# [REQUIRED WORK]
Take from the records below each line that holds "kCoopLit".

# [RECORDED INFORMATION]

__device__ __noinline__ uint32_t flush_seqs(uint8_t *__restrict__ out, uint32_t op, const uint8_t *in, uint32_t q0, uint32_t q1,
                                            uint32_t nseq, bool skip_first, unsigned lane) {
    const uint32_t in32 = smem_u32(in);
    const bool act = lane < nseq && !(skip_first && lane == 0);
    const uint32_t ll = q0 & 0xffffu, ml = q0 >> 16, lit = q1 & 0xffffu, off = q1 >> 16;
    const uint32_t mcode = ml - kMinMatch;
    const uint32_t nl = ll >= 15 ? div255(ll - 15) + 1 : 0, nm = mcode >= 15 ? div255(mcode - 15) + 1 : 0;
    const uint32_t sz = act ? 3 + ll + nl + nm : 0;
    uint32_t incl = sz;
#pragma unroll
    for (int d = 1; d < 32; d <<= 1) {
        const uint32_t t = __shfl_up_sync(kFull, incl, d);
        if ((int)lane >= d) incl += t;
    }
    const uint32_t total = __shfl_sync(kFull, incl, 31);
    uint32_t lit_o = 0;
    if (act) {
        uint32_t o = op + incl - sz;
        out[o++] = (uint8_t)(((ll < 15 ? ll : 15) << 4) | (mcode < 15 ? mcode : 15));
        if (nl) {
            for (uint32_t k = 0; k + 1 < nl; k++) out[o + k] = 255;
            out[o + nl - 1] = (uint8_t)(ll - 15 - (nl - 1) * 255);
            o += nl;
        }
        lit_o = o;
        if (ll < kCoopLit) {
            uint32_t k = 0;
            for (; k + 4 <= ll; k += 4) {
                const uint32_t w = load32s(in32, lit + k);
                out[o + k] = (uint8_t)w;
                out[o + k + 1] = (uint8_t)(w >> 8);
                out[o + k + 2] = (uint8_t)(w >> 16);
                out[o + k + 3] = (uint8_t)(w >> 24);
            }
            const uint32_t rem = ll - k;
            if (rem) {
                const uint32_t w = load32s(in32, lit + k);
                out[o + k] = (uint8_t)w;
                if (rem > 1) out[o + k + 1] = (uint8_t)(w >> 8);
                if (rem > 2) out[o + k + 2] = (uint8_t)(w >> 16);
            }
        }
        o += ll;
        out[o] = (uint8_t)off;
        out[o + 1] = (uint8_t)(off >> 8);
        o += 2;
        if (nm) {
            for (uint32_t k = 0; k + 1 < nm; k++) out[o + k] = 255;
            out[o + nm - 1] = (uint8_t)(mcode - 15 - (nm - 1) * 255);
        }
    }
    __syncwarp();
    unsigned big = __ballot_sync(kFull, act && ll >= kCoopLit);
    while (big) {
        const int l = __ffs(big) - 1;
        big &= big - 1;
        warp_copy(out + __shfl_sync(kFull, lit_o, l), in + __shfl_sync(kFull, lit, l), __shfl_sync(kFull, ll, l), lane);
    }
    return op + total;
}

# [RESPONSE BOX]
        if (ll < kCoopLit) {
    unsigned big = __ballot_sync(kFull, act && ll >= kCoopLit);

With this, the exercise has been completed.